:: INFORMATION

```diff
+    __shared__ uint32_t hk[CSORT_SLOTS];
+    __shared__ int32_t hc[CSORT_SLOTS];
+    d_csort_count(bin, n, hk, hc, nullptr);
+    for (int s = threadIdx.x; s < CSORT_SLOTS; s += 256) if (hc[s]) hc[s] = atomicAdd(&cursor[hk[s]], hc[s]);
+    __syncthreads();
+    const int tid = threadIdx.x;
+    const int64_t base = (int64_t)blockIdx.x * CSORT_TILE;
+    for (int j = 0; j < CSORT_TILE / 256; ++j) {
+        const int64_t i = base + j * 256 + tid;
+        if (i >= n) break;
+        const uint32_t b = bin[i];
+        const int s = d_csort_slot<false>(hk, b);
+        const int32_t at = s >= 0 ? atomicAdd(&hc[s], 1) : atomicAdd(&cursor[b], 1);
+        out[at] = vals ? vals[i] : (uint32_t)i;
+    }
+}
 __device__ __forceinline__ bool d_tb_interleaved(int cls) { return (cls >= 10 && cls <= 13) || cls == 17; }
 __device__ __forceinline__ int d_cls_of_pos(const ClsOff &off, int i) { int c = 0; while (c < DP_NCLS - 1 && i >= off.off[c + 1]) ++c; return c; }
 __global__ void __launch_bounds__(256) k_tb_gather(const int64_t *__restrict__ tb_bytes, const int32_t *__restrict__ list, int32_t np, ClsOff off, int64_t *__restrict__ out)
@@ -2125,11 +2193,13 @@
     probs[list[i]].tb_off = toff[i] + (d_tb_interleaved(c) ? (int64_t)((i - off.off[c]) & 63) * 8 : 0);
 }
 __global__ void __launch_bounds__(256) k_prob_assign(DpProb *__restrict__ probs, int32_t np, const int64_t *__restrict__ tb_off, const int64_t *__restrict__ cig_off,
-                                                     int32_t *__restrict__ cls_cnt, uint32_t *__restrict__ sort_key, int32_t *__restrict__ sort_val)
+                                                     int32_t *__restrict__ cls_cnt, uint32_t *__restrict__ sort_key, int32_t *__restrict__ sort_val,
+                                                     int32_t *__restrict__ bin_hist)
 {
     __shared__ int32_t lcnt[DP_NCLS];
     int i = blockIdx.x * blockDim.x + threadIdx.x;
     if (threadIdx.x < DP_NCLS) lcnt[threadIdx.x] = 0;
+    if (bin_hist) for (int j = i; j < CLS_NBIN; j += gridDim.x * blockDim.x) bin_hist[j] = 0;
     __syncthreads();
     if (i < np) {
         probs[i].tb_off = tb_off[i];
@@ -2137,8 +2207,11 @@
         const int c = probs[i].kind >= 3 ? 0 : (probs[i].pad[0] & 0xff);
         atomicAdd(&lcnt[c], 1);
         int steps = probs[i].m + probs[i].n; if (steps > 0x7FFFF) steps = 0x7FFFF;
-        sort_key[i] = (uint32_t)c << 19 | (uint32_t)(0x7FFFF - steps);
-        sort_val[i] = i;
+        if (bin_hist) sort_key[i] = d_cls_bin(c, steps);
+        else {
+            sort_key[i] = (uint32_t)c << 19 | (uint32_t)(0x7FFFF - steps);
+            sort_val[i] = i;
+        }
     }
     __syncthreads();
     if (threadIdx.x < DP_NCLS && lcnt[threadIdx.x]) atomicAdd(&cls_cnt[threadIdx.x], lcnt[threadIdx.x]);
@@ -3127,18 +3200,21 @@
 __host__ __device__ __forceinline__ int PK_IDX(int cls) { return cls == 22 ? 8 : cls - 10; }
 __device__ __constant__ const int PK_LPP[PK_NC] = { 1, 1, 1, 1, 2, 2, 2, 1, 4 };
 __device__ __constant__ const int PK_R[PK_NC]   = { 5, 6, 7, 8, 5, 6, 8, 4, 8 };
+#define PK_WBINS 1024
+__host__ __device__ __forceinline__ uint32_t d_pk_wave_bin(uint32_t cost) { return PK_WBINS - 1 - ((cost > 0xFFFFu ? 0xFFFFu : cost) >> 6); }
 struct PkPlan { int32_t woff[PK_NC + 1]; };
 __global__ void k_pk_waves(const DpProb *__restrict__ probs, const int32_t *__restrict__ cls_list, ClsOff off, PkPlan plan,
-                           uint32_t *__restrict__ keys, uint32_t *__restrict__ vals)
+                           uint32_t *__restrict__ keys, uint32_t *__restrict__ vals, int32_t *__restrict__ bin_hist)
 {
     const int i = blockIdx.x * blockDim.x + threadIdx.x;
+    if (bin_hist) for (int j = i; j < PK_WBINS; j += gridDim.x * blockDim.x) bin_hist[j] = 0;
     if (i >= plan.woff[PK_NC]) return;
     int c = 0;
     while (i >= plan.woff[c + 1]) ++c;
     const int first = (i - plan.woff[c]) * (64 / PK_LPP[c]);
     const DpProb P = probs[cls_list[off.off[PK_CLS(c)] + first]];
     const uint32_t cost = (uint32_t)((P.m + P.n) * PK_R[c]);
-    keys[i] = cost > 0xFFFFu ? 0xFFFFu : cost;
+    keys[i] = bin_hist ? d_pk_wave_bin(cost) : cost > 0xFFFFu ? 0xFFFFu : cost;
     vals[i] = (uint32_t)PK_CLS(c) << 26 | (uint32_t)first;
 }
 #ifndef PK_WPE
diff --git a/telr_amd/csrc/telr_engine.hip b/telr_amd/csrc/telr_engine.hip
--- a/telr_amd/csrc/telr_engine.hip
+++ b/telr_amd/csrc/telr_engine.hip
@@ -1323,6 +1323,15 @@
     return lim > 0 ? lim : 0;
 }
 static inline int pk_ext_maxd(const telr_map_opt *mo) { return pk_ext_limit(mo) ? pk_ext_d(mo) : 64; }
+static inline bool dp_order_fits(const telr_map_opt *mo)
+{
+    return pk_steps_limit(mo) < CLS_STEP_BINS && pk_ext_limit(mo) < CLS_STEP_BINS && pk_wide_limit(mo) < CLS_STEP_BINS;
+}
+static inline bool dp_order_by_count(const telr_map_opt *mo)
+{
+    static const bool on = ab_on("dp_order_count") && !ab_on("dp_sort_lib");
+    return on && dp_order_fits(mo);
+}
 static int dp_pass(telr_ctx *ctx, const telr_seqset *qs, const telr_seqset *tg, const telr_map_opt *mo, DpProb *d_probs, int np, DpRes *d_res,
                    uint32_t **d_rawcig_io, int32_t *d_retry, const std::string &sfx, bool primary)
 {
@@ -1338,15 +1347,25 @@
     TRY(ctx_buf_t(ctx, ("cls_key" + sfx).c_str(), (size_t)np, &d_clskey));
     TRY(ctx_buf_t(ctx, ("cls_keytmp" + sfx).c_str(), (size_t)np, &d_keytmp));
     TRY(ctx_buf_t(ctx, ("cls_listtmp" + sfx).c_str(), (size_t)np, &d_listtmp));
-    hipLaunchKernelGGL(k_prob_sizes, dim3((np + 255) / 256), dim3(256), 0, st, d_probs, np, primary ? mo->fill_margin : 0, pk_steps_limit(mo), pk_ext_limit(mo), pk_wide_limit(mo), qs->d_nmask, tg->d_nmask, d_tbb, d_cgo, tb4_mask(mo), tb4_steps(mo), pk_wide_maxd(mo), pk_ext_maxd(mo));
+    hipLaunchKernelGGL(k_prob_sizes, dim3((np + 255) / 256), dim3(256), 0, st, d_probs, np, primary ? mo->fill_margin : 0, pk_steps_limit(mo), pk_ext_limit(mo), pk_wide_limit(mo), qs->d_nmask, tg->d_nmask, d_tbb, d_cgo, tb4_mask(mo), tb4_steps(mo), pk_wide_maxd(mo), pk_ext_maxd(mo), d_retry);
     HIPCHK(hipGetLastError());
-    HIPCHK(hipMemsetAsync(d_tbb + np, 0, 8, st));
-    HIPCHK(hipMemsetAsync(d_cgo + np, 0, 8, st));
     TRY((dev_exclusive_scan<int64_t, int64_t>(ctx, d_tbb, d_tboff, (size_t)np + 1)));
     if (primary) TRY((dev_exclusive_scan<int64_t, int64_t>(ctx, d_cgo, d_cgoff, (size_t)np + 1)));
     HIPCHK(hipMemsetAsync(d_clscnt, 0, 128, st));
-    hipLaunchKernelGGL(k_prob_assign, dim3((np + 255) / 256), dim3(256), 0, st, d_probs, np, d_tboff, primary ? d_cgoff : (const int64_t*)nullptr, d_clscnt, d_clskey, d_listtmp);
+    const bool by_count = dp_order_by_count(mo);
+    int32_t *d_binhist = nullptr, *d_bincur = nullptr;
+    if (by_count) {
+        TRY(ctx_buf_t(ctx, ("cls_binhist" + sfx).c_str(), (size_t)CLS_NBIN, &d_binhist));
+        TRY(ctx_buf_t(ctx, ("cls_bincur" + sfx).c_str(), (size_t)CLS_NBIN + 1, &d_bincur));
+    }
+    hipLaunchKernelGGL(k_prob_assign, dim3((np + 255) / 256), dim3(256), 0, st, d_probs, np, d_tboff, primary ? d_cgoff : (const int64_t*)nullptr, d_clscnt, d_clskey, d_listtmp, d_binhist);
     HIPCHK(hipGetLastError());
+    if (by_count && np > 0) {
+        hipLaunchKernelGGL(k_csort_hist, dim3((np + CSORT_TILE - 1) / CSORT_TILE), dim3(256), 0, st, d_clskey, np, d_binhist);
+        TRY((dev_qscan<int32_t, int32_t>(ctx, d_binhist, CLS_NBIN, d_bincur, nullptr, 0, nullptr, nullptr)));
+        hipLaunchKernelGGL(k_csort_scatter, dim3((np + CSORT_TILE - 1) / CSORT_TILE), dim3(256), 0, st, d_clskey, (const uint32_t*)nullptr, np, d_bincur, (uint32_t*)d_clslist);
+        HIPCHK(hipGetLastError());
+    }
     int64_t tb_total = 0, cg_total = 0; int32_t h_cls[32];
     static_assert(DP_NCLS <= 32 && DP_NCLS == TELR_N_DPCLS, "class table");
     HIPCHK(hipMemcpyAsync(&tb_total, d_tboff + np, 8, hipMemcpyDeviceToHost, st));
@@ -1355,7 +1374,7 @@
     HIPCHK(hipStreamSynchronize(st));
     coff.off[0] = 0;
     for (int c = 0; c < DP_NCLS; ++c) coff.off[c + 1] = coff.off[c] + h_cls[c];
-    {
+    if (!by_count) {
         size_t tbytes = 0;
         HIPCHK(rocprim::radix_sort_pairs(nullptr, tbytes, d_clskey, d_keytmp, d_listtmp, d_clslist, (size_t)np, 0, 24, st));
         void *tmp; TRY(ctx_buf(ctx, "rp_tmp", tbytes, &tmp));
@@ -1400,12 +1419,24 @@
             TRY(ctx_buf_t(ctx, ("pk_wval" + sfx).c_str(), (size_t)nw, &d_wv));
             TRY(ctx_buf_t(ctx, ("pk_wkey2" + sfx).c_str(), (size_t)nw, &d_wk2));
             TRY(ctx_buf_t(ctx, ("pk_wval2" + sfx).c_str(), (size_t)nw, &d_wv2));
-            hipLaunchKernelGGL(k_pk_waves, dim3((nw + 255) / 256), dim3(256), 0, st, d_probs, d_clslist, coff, plan, d_wk, d_wv);
+            int32_t *d_whist = nullptr, *d_wcur = nullptr;
+            if (by_count) {
+                TRY(ctx_buf_t(ctx, ("pk_whist" + sfx).c_str(), (size_t)PK_WBINS, &d_whist));
+                TRY(ctx_buf_t(ctx, ("pk_wcur" + sfx).c_str(), (size_t)PK_WBINS + 1, &d_wcur));
+            }
+            hipLaunchKernelGGL(k_pk_waves, dim3((nw + 255) / 256), dim3(256), 0, st, d_probs, d_clslist, coff, plan, d_wk, d_wv, d_whist);
             HIPCHK(hipGetLastError());
-            size_t tbytes = 0;
-            HIPCHK(rocprim::radix_sort_pairs_desc(nullptr, tbytes, d_wk, d_wk2, d_wv, d_wv2, (size_t)nw, 0, 16, st));
-            void *tmp; TRY(ctx_buf(ctx, "rp_tmp", tbytes, &tmp));
-            HIPCHK(rocprim::radix_sort_pairs_desc(tmp, tbytes, d_wk, d_wk2, d_wv, d_wv2, (size_t)nw, 0, 16, st));
+            if (by_count) {
+                hipLaunchKernelGGL(k_csort_hist, dim3((nw + CSORT_TILE - 1) / CSORT_TILE), dim3(256), 0, st, d_wk, nw, d_whist);
+                TRY((dev_qscan<int32_t, int32_t>(ctx, d_whist, PK_WBINS, d_wcur, nullptr, 0, nullptr, nullptr)));
+                hipLaunchKernelGGL(k_csort_scatter, dim3((nw + CSORT_TILE - 1) / CSORT_TILE), dim3(256), 0, st, d_wk, d_wv, nw, d_wcur, d_wv2);
+                HIPCHK(hipGetLastError());
+            } else {
+                size_t tbytes = 0;
+                HIPCHK(rocprim::radix_sort_pairs_desc(nullptr, tbytes, d_wk, d_wk2, d_wv, d_wv2, (size_t)nw, 0, 16, st));
+                void *tmp; TRY(ctx_buf(ctx, "rp_tmp", tbytes, &tmp));
+                HIPCHK(rocprim::radix_sort_pairs_desc(tmp, tbytes, d_wk, d_wk2, d_wv, d_wv2, (size_t)nw, 0, 16, st));
+            }
         }
     }
     HIPCHK(hipEventRecord(ctx->ev_fork, st));
@@ -1916,7 +1947,6 @@
         TRY(ctx_buf_t(ctx, "retry_flag", (size_t)np + 1, &d_retry));
         TRY(ctx_buf_t(ctx, "retry_list", (size_t)np + 1, &d_rlist));
         TRY(ctx_buf_t(ctx, "retry_cnt", 4, &d_rcnt));
-        HIPCHK(hipMemsetAsync(d_retry, 0, ((size_t)np + 1) * 4, st));
         HIPCHK(hipMemsetAsync(d_rcnt, 0, 16, st));
         TRY(dp_pass(ctx, qs, tg, mo, d_probs, np, d_res, &d_rawcig, d_retry, "", true));
         hipLaunchKernelGGL(k_retry_collect, dim3((np + 255) / 256), dim3(256), 0, st, d_retry, np, d_rcnt, d_rlist);
@@ -2369,6 +2399,17 @@
     if (!mo || !out) return TELR_E_ARG;
     out[0] = pk_steps_limit(mo); out[1] = pk_wide_limit(mo); out[2] = pk_wide_maxd(mo); out[3] = pk_ext_limit(mo);
     out[4] = pk_ext_maxd(mo); out[5] = tb4_mask(mo); out[6] = tb4_steps(mo); out[7] = tag8_steps(mo);
+    return TELR_OK;
+}
+extern "C" int telr_debug_dp_order(const telr_map_opt *mo, const int32_t *cls, const int32_t *steps, int32_t n, int32_t *bin, int32_t *wave_bin, int32_t *by_count)
+{
+    if (!mo || n < 0 || (n > 0 && (!cls || !steps || !bin || !wave_bin)) || !by_count) return TELR_E_ARG;
+    for (int i = 0; i < n; ++i) {
+        if (cls[i] < 0 || cls[i] >= DP_NCLS || steps[i] < 0) return TELR_E_ARG;
+        bin[i] = (int32_t)d_cls_bin(cls[i], steps[i] > 0x7FFFF ? 0x7FFFF : steps[i]);
+        wave_bin[i] = (int32_t)d_pk_wave_bin((uint32_t)steps[i] * 8u);
+    }
+    by_count[0] = dp_order_fits(mo) ? 1 : 0; by_count[1] = CLS_STEP_BINS; by_count[2] = PK_WBINS;
     return TELR_OK;
 }
 extern "C" int telr_debug_chain(telr_ctx *ctx, int32_t nq, const uint64_t *keys, const int32_t *q_aoff, const telr_map_opt *mo, int32_t *f, int32_t *p)
```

::::

Please copy each line of the entries in which the word "hipGetLastError" shows up.

» **PROBLEM SOLUTION**
     HIPCHK(hipGetLastError());
     HIPCHK(hipGetLastError());
+        HIPCHK(hipGetLastError());
             HIPCHK(hipGetLastError());
+                HIPCHK(hipGetLastError());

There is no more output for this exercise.